Allow me to provide some anecdotal evidence of this fear. I work at Corporation X. I'm assigned to a project that requires me to program quite a bit of Java from scratch. So I download the latest version of Java and try to install it. No dice. I need a system administrator because only the JRE is on there, not the JDK. I e-mail my manager that it's going to be tough
So this FOSS department gives me a business process to follow which contains 31 steps that I have to push paperwork through. I say screw it and attempt to befriend a system administrator. About as far as I got was asking him to put the JDK, Apache Ant and Eclipse on my computer
What were they doing in that time? Highly paid lawyers were sitting around a desk grilling my manager about what this software would be used for. Then they debated whether or not someone could come after Corporation X in the future if they learned that their editor was used to create a project.
My frustrations abound in the corporate world but after what SCO pulled, maybe this insane precaution is necessary?
I can't help but smile at the wad of dough next to this articles on the homepage as whoever made that the icon for this category had no idea how much it applies here.
My work here is dung.
Rule #1 of Open Source Community:
Do not talk about Open Source Community
Rule #2 of Open Source Community:
DO NOT TALK ABOUT OPEN SOURCE COMMUNITY!!!
Taking guns away from the 99% gives the 1% 100% of the power.

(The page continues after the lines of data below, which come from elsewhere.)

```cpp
struct GB_Matrix_opaque {
    uint64_t magic;
    int kind;
    GrB_Type type;
    int64_t nrows, ncols;
    bool iso;
    int64_t nvals;
    int64_t *rowptr;
    int32_t *colidx;
    void *vals;
    bool t_valid;
    int64_t *t_rowptr;
    int32_t *t_colidx;
    void *t_vals;
    int64_t *t_perm;
    gb_orient_cache oc[2];
    uint64_t *bits;
    void *dense;
    int64_t *d_nvals;
    bool nvals_valid;
    struct gb_host_slot *pub;
    uint64_t pub_seq, pub_epoch;
    bool hint_valid;
    const void *hint_key;
    std::string err;
    uint64_t *cw;
    void *cw_vals;
    int64_t *cw_stat;
    GrB_Info invalid = GrB_SUCCESS;
};
typedef GB_Matrix_opaque GB_Obj;

inline GB_Obj *OBJ(const void *p) { return (GB_Obj *)p; }

struct gb_exception {
    GrB_Info info;
    std::string msg;
};
[[noreturn]] void gb_throw(GrB_Info info, const std::string &msg);
#define GB_REQUIRE(cond, info, msg) \
    do {                            \
// ... 104 lines not shown
void *gb_malloc(size_t bytes);
void gb_free(void *p);
template <class T>
T *gb_malloc_n(size_t n) {
    return (T *)gb_malloc(n * sizeof(T));
}
void gb_memset(void *p, int v, size_t bytes);
void gb_copy_d2d(void *dst, const void *src, size_t bytes);
void gb_copy_h2d(void *dst, const void *src, size_t bytes);
void gb_copy_d2h(void *dst, const void *src, size_t bytes);

struct gb_scratch {
    void *ptrs[32];
    int n = 0;
    template <class T>
    T *get(size_t count) {
        T *p = gb_malloc_n<T>(count ? count : 1);
        ptrs[n++] = p;
        return p;
    }
    ~gb_scratch() {
        for (int i = 0; i < n; i++) gb_free(ptrs[i]);
    }
};

GB_Obj *gb_obj_check(const void *p, bool allow_null = false);
GB_Obj *gb_obj_check_raw(const void *p, bool allow_null = false);
void gb_cw_to_csr(GB_Obj *A);
void gb_cw_release(GB_Obj *A);
void gb_cw_materialize(GB_Obj *A);
GB_Obj *gb_new_object(int kind, GrB_Type type, int64_t nrows, int64_t ncols);
extern "C" void gb_vec_recount(GB_Obj *v);
void gb_obj_free_storage(GB_Obj *A);
void gb_drop_transpose(GB_Obj *A);
int64_t gb_nvals(GB_Obj *A);
inline int64_t gb_words(int64_t n) { return (n + 63) >> 6; }
inline bool gb_is_bitmap(const GB_Obj *A) { return A->kind != GB_KIND_MATRIX; }

void gb_cast_array(void *dst, int dst_code, const void *src, int src_code, int64_t n);

struct gb_csr_view {
    int64_t nrows = 0, ncols = 0, nvals = 0;
    const int64_t *rowptr = nullptr;
    const int32_t *colidx = nullptr;
    const void *vals = nullptr;
    bool iso = false;
    int tcode = 0;
    const int32_t *hubs = nullptr;
    int64_t nhubs = 0, hub_H = 0;
    const uint64_t *nonempty = nullptr;
    const uint32_t *ne_rank = nullptr;
    const int32_t *phead = nullptr;
    const uint32_t *pdeg = nullptr;
    int64_t maxdeg = -1;
    const int32_t *lchunks = nullptr;
    int64_t nlchunks = -1;
    const void *nvx = nullptr;
    int nvk = 0;
    const int32_t *hcolidx = nullptr;
    const int32_t *hcols = nullptr;
    int64_t nhot = 0;
    gb_scratch own;
};
void gb_get_csr(gb_csr_view &v, GB_Obj *A);
void gb_view_hubs(gb_csr_view &v, GB_Obj *A, int orient, int64_t H);
void gb_view_nonempty(gb_csr_view &v, GB_Obj *A, int orient);
void gb_view_pullfirst(gb_csr_view &v, GB_Obj *A, int orient, const int64_t *other_rowptr, int64_t other_n);
void gb_view_long_rows(gb_csr_view &v, GB_Obj *A, int orient);
void gb_view_narrow(gb_csr_view &v, GB_Obj *A, int orient);
void gb_view_hot(gb_csr_view &v, GB_Obj *A, int orient);
void gb_get_csc(gb_csr_view &v, GB_Obj *A);
const int64_t *gb_csc_perm(GB_Obj *A);
const void *gb_view_vals_as(gb_csr_view &v, int code, gb_scratch &s);

struct gb_bitmap_view {
    int64_t n = 0;
    const uint64_t *bits = nullptr;
    const void *vals = nullptr;
    bool iso = false;
    int tcode = 0;
    const int64_t *count = nullptr;
    const long long *mf_hint = nullptr;
    const void *hint_key = nullptr;
    bool full = false;
    int64_t h_nvals = -1;
    gb_scratch own;
};
void gb_get_bitmap(gb_bitmap_view &v, GB_Obj *A);
const void *gb_bitmap_vals_as(gb_bitmap_view &v, int code, gb_scratch &s);

void gb_install_csr(GB_Obj *C, int64_t nrows, int64_t ncols, int64_t nvals, int64_t *rowptr,
                    int32_t *colidx, void *vals, bool iso);
void gb_install_bitmap(GB_Obj *C, int64_t n, uint64_t *bits, void *dense, bool iso,
                       int64_t *d_nvals );

void gb_bitmap_count(const uint64_t *bits, int64_t n, int64_t *d_count);
void gb_bitmap_to_csr(const uint64_t *bits, const void *dense, bool iso, int64_t n, size_t tsize,
                      int64_t **rowptr, int32_t **colidx, void **vals, int64_t *nvals);
void gb_csr_col_to_bitmap(const gb_csr_view &v, size_t tsize, uint64_t **bits, void **dense,
                          int64_t **d_nvals);

void gb_build(GB_Obj *C, const GrB_Index *I, const GrB_Index *J, const void *X, int xcode, bool x_iso,
              int64_t n, GrB_BinaryOp dup);
void gb_extract_tuples(GB_Obj *A, GrB_Index *I, GrB_Index *J, void *X, int xcode, GrB_Index *nvals);

void *gb_expand_iso(const void *one_value, size_t tsize, int64_t n);
// ... 163 lines not shown
```

### graph-python_amd/csrc/gb_mxv.hip

```cpp
#include "gb_dispatch.cuh"
#include "gb_internal.h"

#define SPMV_TILE 256

template <class SR, class X, class Z, bool FLIP>
__global__ __launch_bounds__(SPMV_BLOCK) void k_spmv_pull(
    SR sr, int64_t nrows, const int64_t *__restrict__ rowptr, const int32_t *__restrict__ colidx,
    const X *__restrict__ avals, bool a_iso, const uint64_t *__restrict__ ubits,
    const X *__restrict__ uvals, bool u_iso, const uint64_t *__restrict__ mbits, bool mcomp, int lg,
    uint64_t *__restrict__ tbits, Z *__restrict__ tvals, unsigned long long *__restrict__ tcount,
    unsigned long long *__restrict__ gst) {
    __shared__ unsigned long long words[SPMV_TILE / 64];
    const int G = 1 << lg;
    const int gid = threadIdx.x >> lg;
    const int gl = threadIdx.x & (G - 1);
    const int ngroups = SPMV_BLOCK >> lg;
    const int lane = threadIdx.x & 63;
    const unsigned long long gmask = (G == 64) ? ~0ULL : (((1ULL << G) - 1) << (lane & ~(G - 1)));
    const int64_t nwords = (nrows + 63) >> 6;
    const bool rv = SR::reads_values && avals && uvals;
    X a0 = X(), u0 = X();
    if (rv) {
        if (a_iso) a0 = avals[0];
        if (u_iso) u0 = uvals[0];
// ... 511 lines not shown
    const int64_t nw = (n + 63) >> 6;
    for (int64_t w = (blockIdx.x * (int64_t)blockDim.x + threadIdx.x) >> 6; w < nw;
         w += ((int64_t)gridDim.x * blockDim.x) >> 6) {
        const int64_t r = (w << 6) + lane;
        const unsigned long long b = __ballot(r < n && rowptr[r + 1] > rowptr[r]);
        if (lane == 0) {
            ne[w] = b;
            pc[w] = __popcll(b);
        }
    }
}

__global__ void k_narrow_u32(const int64_t *__restrict__ in, uint32_t *__restrict__ out, int64_t n) {
    GB_GRID_LOOP(i, n)
        out[i] = (uint32_t)in[i];
}
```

I should assume that the autohr is trying to destroy open source. If everybody went with their economic interests, there would be no open source.
"Taking the position that individuals have pushed open source forward leads to the conclusion that a core group of ideological 'believers' is necessary for the continued success of open source software."
There's a Non Sequitur right there in the summary; just because an individual may have pushed open source forward in the past does not imply anything about future need.
Contrast this with saying "an individual pushed the invention of a wheel forward, leading to the conclusion that a core group of ideological 'believers' is necessary for the continued success of the wheel" and you see the flaw in the reasoning.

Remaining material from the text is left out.